* _Instructions to follow_: Word for word, transcribe the data below from the line with "-439,7 +457,6 @@" to the line with "float4 v, uchar4", keeping both of those lines.

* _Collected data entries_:
+---+
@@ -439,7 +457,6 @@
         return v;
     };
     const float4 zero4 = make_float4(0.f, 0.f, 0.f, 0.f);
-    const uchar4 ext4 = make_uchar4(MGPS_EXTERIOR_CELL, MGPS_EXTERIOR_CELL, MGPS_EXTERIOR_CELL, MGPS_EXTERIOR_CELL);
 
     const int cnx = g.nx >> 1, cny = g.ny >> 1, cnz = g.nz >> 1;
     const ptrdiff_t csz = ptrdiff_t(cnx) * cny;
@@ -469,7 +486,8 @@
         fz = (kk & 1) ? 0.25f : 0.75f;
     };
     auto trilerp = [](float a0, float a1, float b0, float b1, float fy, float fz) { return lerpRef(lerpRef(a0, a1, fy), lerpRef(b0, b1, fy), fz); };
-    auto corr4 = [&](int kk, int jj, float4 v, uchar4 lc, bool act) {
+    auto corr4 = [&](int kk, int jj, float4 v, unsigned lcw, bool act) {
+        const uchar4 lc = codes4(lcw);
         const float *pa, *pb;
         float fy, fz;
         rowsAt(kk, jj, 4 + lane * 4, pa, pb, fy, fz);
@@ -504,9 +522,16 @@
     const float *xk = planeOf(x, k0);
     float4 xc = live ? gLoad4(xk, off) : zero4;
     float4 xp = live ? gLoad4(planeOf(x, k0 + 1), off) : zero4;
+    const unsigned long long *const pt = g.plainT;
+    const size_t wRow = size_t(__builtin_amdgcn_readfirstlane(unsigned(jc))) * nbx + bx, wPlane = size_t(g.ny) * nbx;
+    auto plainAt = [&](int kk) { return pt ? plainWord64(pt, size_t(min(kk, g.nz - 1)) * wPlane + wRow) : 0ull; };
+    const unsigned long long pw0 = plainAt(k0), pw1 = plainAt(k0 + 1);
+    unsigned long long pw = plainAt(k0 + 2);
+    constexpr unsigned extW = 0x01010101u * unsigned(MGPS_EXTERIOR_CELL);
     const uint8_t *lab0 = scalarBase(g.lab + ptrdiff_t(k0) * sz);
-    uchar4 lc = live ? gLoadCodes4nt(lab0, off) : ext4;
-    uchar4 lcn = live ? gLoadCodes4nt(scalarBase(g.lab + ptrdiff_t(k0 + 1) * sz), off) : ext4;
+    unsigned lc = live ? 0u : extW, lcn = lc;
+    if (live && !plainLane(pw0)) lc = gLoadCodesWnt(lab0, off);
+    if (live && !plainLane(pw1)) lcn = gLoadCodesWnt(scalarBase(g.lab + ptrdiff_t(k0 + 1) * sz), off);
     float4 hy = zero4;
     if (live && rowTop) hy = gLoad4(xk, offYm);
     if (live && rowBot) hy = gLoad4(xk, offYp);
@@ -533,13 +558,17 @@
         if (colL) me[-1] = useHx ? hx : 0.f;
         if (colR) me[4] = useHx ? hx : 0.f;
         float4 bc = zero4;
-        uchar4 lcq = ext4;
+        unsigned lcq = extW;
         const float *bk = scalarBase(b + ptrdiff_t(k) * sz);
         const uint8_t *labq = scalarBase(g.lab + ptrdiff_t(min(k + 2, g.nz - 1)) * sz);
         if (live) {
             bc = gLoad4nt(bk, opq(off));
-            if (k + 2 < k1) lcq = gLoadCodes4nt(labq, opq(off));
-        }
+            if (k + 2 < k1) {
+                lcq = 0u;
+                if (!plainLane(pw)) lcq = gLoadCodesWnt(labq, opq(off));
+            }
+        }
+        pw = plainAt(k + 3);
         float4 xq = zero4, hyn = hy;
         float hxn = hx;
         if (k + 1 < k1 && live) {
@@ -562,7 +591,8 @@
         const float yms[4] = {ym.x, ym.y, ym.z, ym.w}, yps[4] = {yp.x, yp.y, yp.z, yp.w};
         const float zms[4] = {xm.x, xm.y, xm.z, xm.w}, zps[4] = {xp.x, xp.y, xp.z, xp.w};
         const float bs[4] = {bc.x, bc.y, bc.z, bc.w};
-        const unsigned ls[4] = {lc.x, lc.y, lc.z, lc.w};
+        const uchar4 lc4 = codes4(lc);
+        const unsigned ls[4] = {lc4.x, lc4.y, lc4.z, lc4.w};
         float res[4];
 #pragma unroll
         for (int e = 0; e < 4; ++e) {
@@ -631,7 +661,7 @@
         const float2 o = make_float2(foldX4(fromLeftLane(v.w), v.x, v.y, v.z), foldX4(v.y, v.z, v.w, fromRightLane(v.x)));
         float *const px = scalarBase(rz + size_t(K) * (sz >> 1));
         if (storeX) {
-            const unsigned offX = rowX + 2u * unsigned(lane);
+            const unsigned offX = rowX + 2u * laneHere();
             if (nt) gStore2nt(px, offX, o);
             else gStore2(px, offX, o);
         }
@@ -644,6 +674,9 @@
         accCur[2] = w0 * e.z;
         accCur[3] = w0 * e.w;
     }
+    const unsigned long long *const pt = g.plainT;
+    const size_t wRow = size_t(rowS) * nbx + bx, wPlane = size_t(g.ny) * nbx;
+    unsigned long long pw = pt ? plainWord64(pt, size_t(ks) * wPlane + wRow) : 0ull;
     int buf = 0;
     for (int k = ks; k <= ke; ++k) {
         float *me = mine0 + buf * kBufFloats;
+---+
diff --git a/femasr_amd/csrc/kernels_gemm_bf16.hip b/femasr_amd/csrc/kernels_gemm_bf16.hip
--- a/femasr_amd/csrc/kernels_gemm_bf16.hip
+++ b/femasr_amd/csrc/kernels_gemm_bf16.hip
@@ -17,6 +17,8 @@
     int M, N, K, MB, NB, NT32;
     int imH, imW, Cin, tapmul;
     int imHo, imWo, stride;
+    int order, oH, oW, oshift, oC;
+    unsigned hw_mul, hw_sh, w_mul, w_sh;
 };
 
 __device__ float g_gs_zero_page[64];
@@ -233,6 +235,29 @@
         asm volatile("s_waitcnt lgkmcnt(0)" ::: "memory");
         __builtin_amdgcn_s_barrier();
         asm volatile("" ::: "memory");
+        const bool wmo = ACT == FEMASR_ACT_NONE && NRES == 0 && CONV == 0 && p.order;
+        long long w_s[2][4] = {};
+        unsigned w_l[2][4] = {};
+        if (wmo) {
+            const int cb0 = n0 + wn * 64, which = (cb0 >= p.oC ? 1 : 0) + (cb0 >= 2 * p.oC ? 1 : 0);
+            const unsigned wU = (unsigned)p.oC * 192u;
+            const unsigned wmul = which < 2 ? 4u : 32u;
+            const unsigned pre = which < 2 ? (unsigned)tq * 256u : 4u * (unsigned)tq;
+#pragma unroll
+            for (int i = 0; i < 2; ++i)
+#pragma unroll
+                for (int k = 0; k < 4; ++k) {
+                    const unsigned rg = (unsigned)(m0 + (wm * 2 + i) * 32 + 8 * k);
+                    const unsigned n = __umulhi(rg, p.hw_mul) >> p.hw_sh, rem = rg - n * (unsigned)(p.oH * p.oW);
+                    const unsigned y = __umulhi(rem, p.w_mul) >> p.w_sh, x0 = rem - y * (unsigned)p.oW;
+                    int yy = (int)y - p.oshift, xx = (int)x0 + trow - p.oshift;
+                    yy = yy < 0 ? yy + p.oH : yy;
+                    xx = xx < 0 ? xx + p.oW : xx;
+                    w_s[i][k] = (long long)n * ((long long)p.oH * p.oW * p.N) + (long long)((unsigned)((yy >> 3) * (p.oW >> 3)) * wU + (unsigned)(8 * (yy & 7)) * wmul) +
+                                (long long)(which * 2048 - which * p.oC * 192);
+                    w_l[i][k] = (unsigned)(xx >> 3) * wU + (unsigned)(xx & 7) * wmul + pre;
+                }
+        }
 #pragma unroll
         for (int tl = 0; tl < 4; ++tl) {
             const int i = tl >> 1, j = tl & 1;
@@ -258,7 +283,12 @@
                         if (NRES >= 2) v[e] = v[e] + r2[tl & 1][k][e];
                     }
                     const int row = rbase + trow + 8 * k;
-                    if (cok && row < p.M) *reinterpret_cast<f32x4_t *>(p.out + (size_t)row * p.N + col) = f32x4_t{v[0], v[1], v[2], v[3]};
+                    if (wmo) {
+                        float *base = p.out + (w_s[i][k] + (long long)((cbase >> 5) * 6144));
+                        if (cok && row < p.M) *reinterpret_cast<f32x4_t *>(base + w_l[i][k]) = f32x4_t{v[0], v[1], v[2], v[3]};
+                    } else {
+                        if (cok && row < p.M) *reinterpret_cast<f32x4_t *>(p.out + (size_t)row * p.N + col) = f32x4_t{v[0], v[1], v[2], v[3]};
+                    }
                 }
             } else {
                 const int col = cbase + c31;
+---+
* _Result of the exercise_:
@@ -439,7 +457,6 @@
         return v;
     };
     const float4 zero4 = make_float4(0.f, 0.f, 0.f, 0.f);
-    const uchar4 ext4 = make_uchar4(MGPS_EXTERIOR_CELL, MGPS_EXTERIOR_CELL, MGPS_EXTERIOR_CELL, MGPS_EXTERIOR_CELL);
 
     const int cnx = g.nx >> 1, cny = g.ny >> 1, cnz = g.nz >> 1;
     const ptrdiff_t csz = ptrdiff_t(cnx) * cny;
@@ -469,7 +486,8 @@
         fz = (kk & 1) ? 0.25f : 0.75f;
     };
     auto trilerp = [](float a0, float a1, float b0, float b1, float fy, float fz) { return lerpRef(lerpRef(a0, a1, fy), lerpRef(b0, b1, fy), fz); };
-    auto corr4 = [&](int kk, int jj, float4 v, uchar4 lc, bool act) {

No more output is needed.